| Available data |

## Add streaming two-pass inverse-apply kernels and group aliases with their source fits

Adds a new opt-in path, enabled by SGLM_APPLY_STREAM=1, that computes delta = -Minv*g as a streaming two-stage product. Each stage writes partial sums per row block or column chunk, and separate reduction kernels sum them, which costs extra workspace. Host-side tiling now groups each factored fit together with the aliased fits that share its inverse, so tiles span more right-hand sides per Minv read. The factored-fit list is passed separately because lst no longer starts with the factor order. The new kernel is off by default, but the regrouped tiles affect the default apply path too.

Result: no change. 0.02531 (median of 5 runs) (-1.4%).

```diff
diff --git a/sabatinilab-glm_amd/csrc/chol.hip b/sabatinilab-glm_amd/csrc/chol.hip
--- a/sabatinilab-glm_amd/csrc/chol.hip
+++ b/sabatinilab-glm_amd/csrc/chol.hip
@@ -32,6 +32,12 @@
                                int32_t kc, int32_t s0, const int32_t* fits, uint8_t* frozen_all,
                                const float* diag_all, int32_t* info, float* minv_all,
                                float* Mall);
+
+size_t inv_stream_work_floats(int32_t P, int32_t B);
+int launch_inv_apply_stream(hipStream_t s, const float* Minv, int32_t P, const int32_t* fits,
+                            const int32_t* fsrc, const float* rscale, const int32_t* tiles,
+                            int32_t ntiles, const double* g, const uint8_t* frozen, int32_t B,
+                            float* Y, float* part, float* delta);
 
 static bool diag4q() {
     const char* e = getenv("SGLM_DIAG4Q");
@@ -1011,7 +1017,7 @@
 
 extern "C" size_t sglm_chol_work_bytes(int32_t P, int32_t B) {
     return ((size_t)3 * (size_t)B * (size_t)P + (size_t)B * kNB * kNB +
-            (size_t)B * (size_t)inv_tcap(P)) * sizeof(float);
+            (size_t)B * (size_t)inv_tcap(P) + inv_stream_work_floats(P, B)) * sizeof(float);
 }
 
 static int chol_lookahead() {
@@ -1061,6 +1067,11 @@
         return !(e && e[0] == '0');
     }();
     return v;
+}
+
+static bool apply_stream() {
+    const char* e = getenv("SGLM_APPLY_STREAM");
+    return e && e[0] == '1';
 }
 
 static bool upd_lds() {
@@ -1492,6 +1503,11 @@
         return st;
     if (ntiles <= 0) return SGLM_OK;
     float* Y = (float*)work + (size_t)2 * B * P + (size_t)B * kNB * kNB;
+    if (apply_stream())
+        return launch_inv_apply_stream(
+            s, Minv, P, fits, fsrc, rscale, tiles, ntiles, g, frozen, B, Y,
+            (float*)work + (size_t)3 * B * P + (size_t)B * kNB * kNB + (size_t)B * inv_tcap(P),
+            delta);
     const dim3 grid((unsigned)(P / 32), (unsigned)ntiles);
     if (apply_stage())
         chol_inv_apply_kernel<false, true><<<grid, kCT, 0, s>>>(Minv, P, fits, fsrc, rscale, tiles,
diff --git a/sabatinilab-glm_amd/csrc/chol_apply.hip b/sabatinilab-glm_amd/csrc/chol_apply.hip
--- /dev/null
+++ b/sabatinilab-glm_amd/csrc/chol_apply.hip
@@ -0,0 +1,277 @@
+#include "common.h"
+
+namespace sglm {
+
+namespace {
+
+constexpr int kCT = 256;
+constexpr int kAQ = 8;
+constexpr int kAK = 128;
+constexpr int kAJ = 256;
+constexpr int kAR = 64;
+constexpr int kGS = kAQ + 4;
+
+template <int N>
+__device__ __forceinline__ void pair_sum(const float* v, float* w, int mask, bool odd) {
+#pragma unroll
+    for (int t = 0; t < N / 2; ++t) {
+        const float a = v[2 * t], b = v[2 * t + 1];
+        const float got = __shfl_xor(odd ? a : b, mask, 64);
+        w[t] = (odd ? b : a) + got;
+    }
+}
+
+__device__ __forceinline__ f32x4 ldm(uint64_t sbase, uint32_t voff) {
+    f32x4 v;
+    asm volatile("global_load_dwordx4 %0, %1, %2" : "=v"(v) : "v"(voff), "s"(sbase) : "memory");
+    return v;
+}
+
+template <int NB>
+__device__ __forceinline__ void y_item(float* gs, uint64_t sb, uint32_t voff, uint64_t rstep,
+                                       int P, int k0, int kend, int start, int cnt,
+                                       const int32_t* __restrict__ fits,
+                                       const float* __restrict__ rscale,
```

| Work instructions |
Say the number of lines above that include "constexpr", and only that.

| Output of the exercise |
6